Tata Steel Europe (TSE) reported EBITDA of USD103m, in line with estimate. EBITDA per ton declined sharply by
USD46/ton to USD32/ton, squeezed by falling steel prices and higher coking coal costs. Tata Steel India's (TSI)
EBITDA per ton was USD380/t, which was a tad lower than estimate due to higher-than-expected other expenditure.
Consolidated EBITDA was affected by the elimination of USD77m on losses of smaller subsidiaries and intercompany
transfer of raw material. Smaller subsidiaries (such as South Africa and Dhamra Port) will continue to contribute a
negative USD30m-40m to consolidated EBITDA for a few more quarters.

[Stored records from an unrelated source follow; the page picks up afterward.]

# PeterouZh/CIPS-3D

Hardware: AMD Instinct MI355X
Metric: rendered imgs/sec (G fwd+bwd) (higher is better)
Workload: dtype f32 (dense layers as 3-pass split-operand MFMA with fp32 accumulate: SIREN forward on fp16 hi/lo planes, ~2e-7 rel., sigma in the fp32 class; INR head and all backward GEMMs on bf16 hi/lo planes, ~5e-6 rel. per layer; everything else fp32); 1 GPU; FFHQ r64, 24 SIREN evals/ray (num_steps 24, hierarchical False), batch 32/GPU, G fwd+bwd, all 9 CIPS blocks; global_batch=32, parallelism=dp1, rccl_ranks=0, inr_gemm_mode=bf16x3, launch=hipGraph replay, grad_reduce=none

## Files before the change

### cips3d_amd/_lib.py

```python
import ctypes as C
import os

_HERE = os.path.dirname(os.path.abspath(__file__))
LIB_PATH = os.path.join(_HERE, "lib", "libcips3d_hip.so")

vp = C.c_void_p
i32 = C.c_int
i64 = C.c_longlong
f32 = C.c_float


class SirenWeights(C.Structure):
    _fields_ = [(n, vp) for n in
                ("w0", "b0", "w1", "b1", "ws", "bs", "wc", "bc", "wf", "bf",
                 "g0", "p0", "g1", "p1", "gc", "pc")] + [("box_scale", f32), ("trig_mode", i32)]


class SirenGrads(C.Structure):
    _fields_ = [(n, vp) for n in ("dg0", "dp0", "dg1", "dp1", "dgc", "dpc", "dw0", "db0", "dw1", "db1", "dws", "dbs", "dwc",
                                  "dbc", "dwf", "dbf")]


class RayParams(C.Structure):
    _fields_ = [("xg", vp), ("yg", vp), ("zg", vp), ("cam2world", vp), ("jitter", vp), ("zvals", vp), ("zc", f32), ("H", i32),
# ... 120 lines not shown
    "cips_live_points": (i32, [vp, i32, i32, vp, vp, vp]),
    "cips_composite_has_dead_samples": (i32, [i32]),
    "cips_live_points_clamp": (i32, [vp, vp, f32, i32, i32, i32, i32, i32, vp, vp, vp]),
    "cips_composite_bwd_listed": (i32, [vp, vp, vp, vp, f32, vp, vp, vp, i32, i32, i32, i32, vp]),
    "cips_march_fwd_x3_geo": (i32, [C.POINTER(SirenWeights), C.POINTER(RayParams), vp, f32, i32, i32, vp, vp, vp, vp, vp, vp, i32, vp, vp, vp, vp]),
    "cips_composite_fwd_geo": (i32, [vp, vp, vp, vp, vp, vp, vp, f32, vp, vp, vp, vp, vp, i32, i32, i32, i32, vp, vp, vp, vp]),
    "cips_composite_bwd_geo": (i32, [vp, vp, vp, vp, vp, vp, vp, f32, vp, vp, vp, vp, vp, vp, i32, i32, i32, i32, vp, vp, vp, vp]),
    "cips_composite_bwd_live_geo": (i32, [vp, vp, vp, vp, vp, vp, vp, f32, vp, vp, vp, vp, vp, vp, vp, vp, i32, i32, i32, i32, vp, vp, vp, vp]),
    "cips_composite_bwd_listed_geo": (i32, [vp, vp, vp, vp, f32, vp, vp, vp, i32, i32, i32, i32, vp, vp, vp]),
    "cips_gemm_f32": (i32, [C.POINTER(GemmDesc), vp]),
    "cips_gemm_bf16x3": (i32, [C.POINTER(GemmX3Desc), vp]),
    "cips_gemm_bf16x3_fuses_torgb": (i32, [C.POINTER(GemmX3Desc)]),
    "cips_gemm_bf16x3_takes_addp": (i32, [C.POINTER(GemmX3Desc)]),
    "cips_gemm_bf16x3_takes_bkmajor": (i32, [C.POINTER(GemmX3Desc)]),
    "cips_torgb_finish": (i32, [vp, i32, vp, vp, i64, i32, vp]),
    "cips_equal_linear_scratch": (i64, [i32, i32, i32, i32]),
    "cips_equal_linear": (i32, [i32, vp, vp, vp, f32, f32, vp, vp, i32, i32, i32, vp]),
    "cips_gemm_bf16x3_km": (i32, [C.POINTER(GemmX3Desc), vp]),
    "cips_gemm_bf16x3_km_grouped": (i32, [C.POINTER(GemmX3Desc), i32, vp]),
    "cips_gemm_bf16": (i32, [C.POINTER(GemmX3Desc), vp]),
    "cips_gemm_bf16_fuses_torgb": (i32, [C.POINTER(GemmX3Desc)]),
    "cips_gemm_bf16_takes_addp": (i32, [C.POINTER(GemmX3Desc)]),
    "cips_gemm_bf16_km": (i32, [C.POINTER(GemmX3Desc), vp]),
    "cips_gemm_bf16_km_grouped": (i32, [C.POINTER(GemmX3Desc), i32, vp]),
    "cips_lrelu_bwd_bias_slices": (i32, [i32]),
    "cips_lrelu_bwd_bias": (i32, [vp, vp, vp, vp, i64, i32, f32, f32, vp]),
    "cips_lrelu_bwd_bias_finish": (i32, [vp, vp, i32, i32, i32, vp]),
    "cips_lrelu_bwd_bias_nhwc_tiles": (i32, [i32]),
    "cips_lrelu_bwd_bias_nhwc": (i32, [vp, vp, vp, vp, vp, i32, i32, i32, f32, f32, vp]),
    "cips_conv1x1_smallk": (i32, [vp, vp, vp, i32, i32, i32, i32, vp]),
# ... 8 lines not shown
    "cips_conv_weight_prep_max_jobs": (i32, []),
    "cips_conv_weight_prep_batch": (i32, [C.POINTER(WPrepJob), i32, vp]),
    "cips_conv2d_x3_dgrad_s2": (i32, [C.POINTER(ConvDgradS2Desc), vp]),
    "cips_conv_wgrad_finish": (i32, [vp, vp, i32, i32, i32, i32, f32, vp]),
    "cips_conv2d_bf16": (i32, [C.POINTER(ConvX3Desc), vp]),
    "cips_conv2d_bf16_ksplit": (i32, [i32, i32, i32, i32]),
    "cips_conv2d_bf16_dgrad_s2": (i32, [C.POINTER(ConvDgradS2Desc), vp]),
    "cips_conv2d_bf16_wgrad": (i32, [C.POINTER(ConvWgradDesc), vp]),
    "cips_modfc_prep_x3": (i32, [vp, vp, vp, vp, vp, vp, vp, i32, i32, i32, f32, vp]),
    "cips_torgb_fwd_x3": (i32, [vp, vp, vp, vp, vp, i64, i32, i32, vp]),
    "cips_torgb_bwd_w_x3": (i32, [vp, vp, vp, vp, vp, vp, i64, i32, vp]),
    "cips_modfc_prep": (i32, [vp, vp, vp, vp, vp, i32, i32, i32, f32, vp]),
    "cips_modfc_prep_bwd": (i32, [vp, vp, vp, vp, vp, vp, vp, i32, i32, i32, vp]),
    "cips_modfc_max_jobs": (i32, []),
    "cips_modfc_prep_x3_batch": (i32, [C.POINTER(ModfcPrepJob), i32, i32, C.c_float, vp]),
    "cips_modfc_prep_bwd_batch": (i32, [C.POINTER(ModfcBwdJob), i32, i32, vp]),
    "cips_modfc_prep_x3_batch_form": (i32, [C.POINTER(ModfcPrepJob), i32, i32]),
    "cips_modfc_prep_bwd_batch_form": (i32, [C.POINTER(ModfcBwdJob), i32, i32]),
    "cips_modfc_prep_bwd_batch_cores": (i32, [C.POINTER(ModfcBwdJob), i32, i32, vp]),
    "cips_cores_colsum_parts": (i32, []),
    "cips_opt_chunk": (i32, []),
    "cips_opt_step": (i32, [vp, vp, vp, i32, vp, vp, f32, f32, f32, f32, f32, f32, i32, vp, vp]),
    "cips_pyramid_loss_scratch": (i64, [i32, i32, i32, i32, i32]),
    "cips_pyramid_loss_fwd": (i32, [vp, vp, vp, C.POINTER(C.c_double), i32, i32, C.c_double, vp, vp, vp, i64, i32, i32, i32, i32, vp]),
    "cips_pyramid_loss_bwd": (i32, [vp, vp, vp, i32, i64, vp]),
    "cips_reproject_fwd": (i32, [vp, vp, vp, vp, f32, f32, f32, vp, vp, vp, i32, i32, i32, i32, i32, i32, vp]),
    "cips_reproject_bwd": (i32, [vp, vp, vp, vp, vp, f32, f32, vp, vp, i32, i32, i32, i32, i32, i32, vp]),
    "cips_raster_fwd": (i32, [vp] * 5 + [f32, f32, f32, i32] + [vp] * 4 + [i64] + [vp] * 4 + [i32] * 5 + [vp]),
    "cips_raster_interp": (i32, [vp] * 4 + [f32, vp] + [i32] * 6 + [vp]),
    "cips_volume_bake": (i32, [vp] * 4 + [i32] * 4 + [vp]),
# ... 5 lines not shown
    "cips_volume_render_bwd_cam": (i32, [vp] * 8 + [f32, i32, i32] + [vp] * 5 + [i32] * 8 + [vp]),
    "cips_camera_pose": (i32, [vp, vp, i32, f32, f32, f32, f32, vp, vp, vp, i32, vp]),
    "cips_grouped_linear_max_jobs": (i32, []),
    "cips_grouped_linear_fwd": (i32, [C.POINTER(GlinJob), i32, i32, vp]),
    "cips_grouped_linear_scratch": (i64, [C.POINTER(GlinJob), i32, i32]),
    "cips_grouped_linear_bwd": (i32, [C.POINTER(GlinJob), i32, i32, vp, vp, i64, vp]),
    "cips_rownorm_fwd": (i32, [vp, vp, vp, vp, vp, i32, i32, i32, f32, vp]),
    "cips_rownorm_bwd": (i32, [vp] * 9 + [i32, i32, i32, f32, vp]),
    "cips_torgb_fwd": (i32, [vp, vp, vp, vp, i64, i32, i32, vp]),
    "cips_torgb_bwd_partials": (i32, [i64]),
    "cips_torgb_bwd_w": (i32, [vp, vp, vp, vp, vp, i64, i32, vp]),
    "cips_torgb_bwd_x": (i32, [vp, vp, vp, vp, f32, vp, vp, i64, i32, vp]),
    "cips_torgb_bwd_w_x3_batch": (i32, [vp, vp, i32, vp, vp, vp, vp, i64, i32, vp]),
    "cips_torgb_bwd_w_x3_batch_cores": (i32, [vp, vp, i32, vp, vp, vp, vp, i64, i32, vp]),
    "cips_torgb_bwd_x_x3": (i32, [vp, vp, vp, f32, vp, vp, vp, i64, i32, vp]),
    "cips_fused_bias_act": (i32, [vp, vp, vp, vp, i64, i32, i32, i32, i32, f32, f32, vp]),
    "cips_diffaug": (i32, [vp] * 10 + [i32] * 8 + [vp]),
    "cips_avgpool2": (i32, [vp, vp, i64, i32, i32, i32, vp]),
    "cips_axpby": (i32, [vp, vp, vp, f32, f32, i64, vp]),
    "cips_image_to_u8": (i32, [vp, vp, i32, i32, i32, i32, f32, f32, vp]),
    "cips_upfirdn2d": (i32, [vp, vp, vp] + [i32] * 14 + [vp]),
    "cips_upfirdn2d_form": (i32, [i32] * 13),
    "cips_upfirdn2d_parity": (i32, [vp, C.POINTER(i64 * 4), vp, vp] + [i32] * 7 + [vp]),
    "cips_im2col": (i32, [vp, vp] + [i32] * 8 + [vp]),
    "cips_col2im": (i32, [vp, vp] + [i32] * 8 + [vp]),
}

_lib = None


# ... 24 lines not shown
```

### cips3d_amd/csrc/modfc.hip

```cpp
#include "gemm_x3_common.h"
#include <cstdlib>
#include "../../include/cips3d_hip.h"

namespace {

__global__ __launch_bounds__(256) void modfc_prep_kernel(const float* __restrict__ W, const float* __restrict__ s,
                                                         float* __restrict__ wb, float* __restrict__ wbt,
                                                         float* __restrict__ demod, int in_dim, int out_dim, float eps) {
  __shared__ float red[8][33];
  __shared__ float dsh[32];
  const int b = blockIdx.y;
  const int c = threadIdx.x & 31, kg = threadIdx.x >> 5;
  const int n = blockIdx.x * 32 + c;
  const float* sb = s + (long long)b * in_dim;
  float q = 0.f;
  if (n < out_dim)
    for (int k = kg; k < in_dim; k += 8) {
      float u = W[(long long)k * out_dim + n] * (sb[k] + 1.f);
      q = fmaf(u, u, q);
    }
  red[kg][c] = q;
  __syncthreads();
  if (kg == 0) {
    float t = 0.f;
// ... 322 lines not shown
#pragma unroll
      for (int q = 0; q < 8; ++q) v[q] *= ((gb >> q) & 1u) ? 1.f : slope;
    }
    unsigned hw[4], lw[4];
#pragma unroll
    for (int q = 0; q < 4; ++q) {
      const u16 h0 = f2bf(v[2 * q]), h1 = f2bf(v[2 * q + 1]);
      const u16 l0 = f2bf(v[2 * q] - __uint_as_float(((unsigned)h0) << 16)), l1 = f2bf(v[2 * q + 1] - __uint_as_float(((unsigned)h1) << 16));
      hw[q] = (unsigned)h0 | ((unsigned)h1 << 16);
      lw[q] = (unsigned)l0 | ((unsigned)l1 << 16);
    }
    *reinterpret_cast<uint4*>(ph + e) = make_uint4(hw[0], hw[1], hw[2], hw[3]);
    *reinterpret_cast<uint4*>(pl + e) = make_uint4(lw[0], lw[1], lw[2], lw[3]);
  }
}


constexpr int MAXJOBS = 24;
struct PrepJobs {
  const float* W[MAXJOBS]; const float* s[MAXJOBS]; float* demod[MAXJOBS];
  unsigned short *wbh[MAXJOBS], *wbl[MAXJOBS], *wth[MAXJOBS], *wtl[MAXJOBS];
  int in_dim[MAXJOBS], out_dim[MAXJOBS];
};
struct ColJobs {
  const float* W[MAXJOBS]; const float* s[MAXJOBS]; const float* G[MAXJOBS]; float* out[MAXJOBS];
  int in_dim[MAXJOBS], out_dim[MAXJOBS];
};
struct BwdJobs {
  const float* W[MAXJOBS]; const float* s[MAXJOBS]; const float* demod[MAXJOBS]; const float* G[MAXJOBS];
  float *cbuf[MAXJOBS], *dW[MAXJOBS], *ds[MAXJOBS];
// ... 186 lines not shown
      } else {
        const float4 u = make_float4(w.x * m, w.y * m, w.z * m, w.w * m);
        q.x = fmaf(u.x, u.x, q.x); q.y = fmaf(u.y, u.y, q.y); q.z = fmaf(u.z, u.z, q.z); q.w = fmaf(u.w, u.w, q.w);
      }
    }
  }
  red[kg][c] = q;
  __syncthreads();
  if (kg == 0 && n < out_dim) {
    float4 t = make_float4(0.f, 0.f, 0.f, 0.f);
#pragma unroll
    for (int g = 0; g < 16; ++g) { const float4 v = red[g][c]; t.x += v.x; t.y += v.y; t.z += v.z; t.w += v.w; }
    if (WITH_G) *reinterpret_cast<float4*>(J.out[job] + (long long)b * out_dim + n) = t;
    else *reinterpret_cast<float4*>(J.out[job] + (long long)b * out_dim + n) =
        make_float4(rsqrtf(t.x + eps), rsqrtf(t.y + eps), rsqrtf(t.z + eps), rsqrtf(t.w + eps));
  }
}

template <int NCH>
__global__ __launch_bounds__(256) void modfc_prep_bwd_ws_batch_kernel(BwdJobs J, int B) {
  const int job = blockIdx.y;
  const int in_dim = J.in_dim[job], out_dim = J.out_dim[job];
  const int lane = threadIdx.x & 63;
  const int k = blockIdx.x * 4 + (threadIdx.x >> 6);
  if (k >= in_dim) return;
  const float* __restrict__ s = J.s[job]; const float* __restrict__ demod = J.demod[job];
  const float* __restrict__ G = J.G[job]; const float* __restrict__ cbuf = J.cbuf[job];
  float4 w[NCH], acc[NCH];
  bool ok[NCH];
#pragma unroll
// ... 288 lines not shown
    for (int j = 1; j < nblocks; ++j) { const float4 u = part[(long long)j * M + m]; t.x += u.x; t.y += u.y; t.z += u.z; }
    float* o = rgb + m * 3;
    const float r0 = t.x + b0, r1 = t.y + b1, r2 = t.z + b2;
    if (accumulate) { o[0] += r0; o[1] += r1; o[2] += r2; } else { o[0] = r0; o[1] = r1; o[2] = r2; }
  }
}
extern "C" int cips_torgb_finish(const float* part, int nblocks, const float* bias, float* rgb, long long M, int accumulate,
                                 cips_stream_t stream) {
  if (!part || !rgb || nblocks <= 0 || M <= 0 || ((uintptr_t)part & 15)) return (int)hipErrorInvalidValue;
  long long blocks = (M + 255) / 256;
  if (blocks > 4096) blocks = 4096;
  hipLaunchKernelGGL(torgb_finish_kernel, dim3((unsigned)blocks), dim3(256), 0, (hipStream_t)stream,
                     reinterpret_cast<const float4*>(part), nblocks, bias, rgb, M, accumulate);
  return CIPS_CHECK_LAUNCH();
}

extern "C" int cips_torgb_fwd_x3(const void* x_hi, const void* x_lo, const float* w, const float* bias, float* rgb,
                                 long long M, int K, int accumulate, cips_stream_t stream) {
  if (M <= 0 || K <= 0 || (K & 3)) return (int)hipErrorInvalidValue;
  long long blocks = (M + 3) / 4;
  if (blocks > 16384) blocks = 16384;
  if (K == 512) {
    long long b4 = (M + 15) / 16;
    if (b4 > 8192) b4 = 8192;
    hipLaunchKernelGGL(torgb_fwd_x3_k512_kernel, dim3((unsigned)b4), dim3(256), 0, (hipStream_t)stream, (const u16*)x_hi,
                       (const u16*)x_lo, w, bias, rgb, M, accumulate);
    return CIPS_CHECK_LAUNCH();
  }
  hipLaunchKernelGGL(torgb_fwd_kernel<true>, dim3((unsigned)blocks), dim3(256), 0, (hipStream_t)stream, x_hi, x_lo,
                     w, bias, rgb, M, K, accumulate);
// ... 81 lines not shown
  return CIPS_CHECK_LAUNCH();
}
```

Effective tax rate was high as some of the units still reported profit while there was a collective loss as a group of
subsidiaries. Going forward, effective consolidated tax rates will remain volatile depending on profitability of various
subsidiaries.
TSE's margins will come under pressure due to weakening steel prices while raw material costs will be sticky for the
next six months, despite weakening iron ore and coking coal prices on the spot market.
Despite weaker demand, TSI remains in sweet spot, due to the depreciation of the rupee against the US dollar and
iron-ore supply issues facing other Indian steel producers.
We are cutting our FY12 EPS by 46% to model weaker performance of subsidiaries in 2QFY12 and in 2HFY12. We
cut FY13 EPS 15% to factor in lower volume guidance for Indian operations to 8.3mt against 9mt earlier. The stock
trades at a PE of 6.4x and EV/EBIDA of 4.7x FY13E. Maintain Buy.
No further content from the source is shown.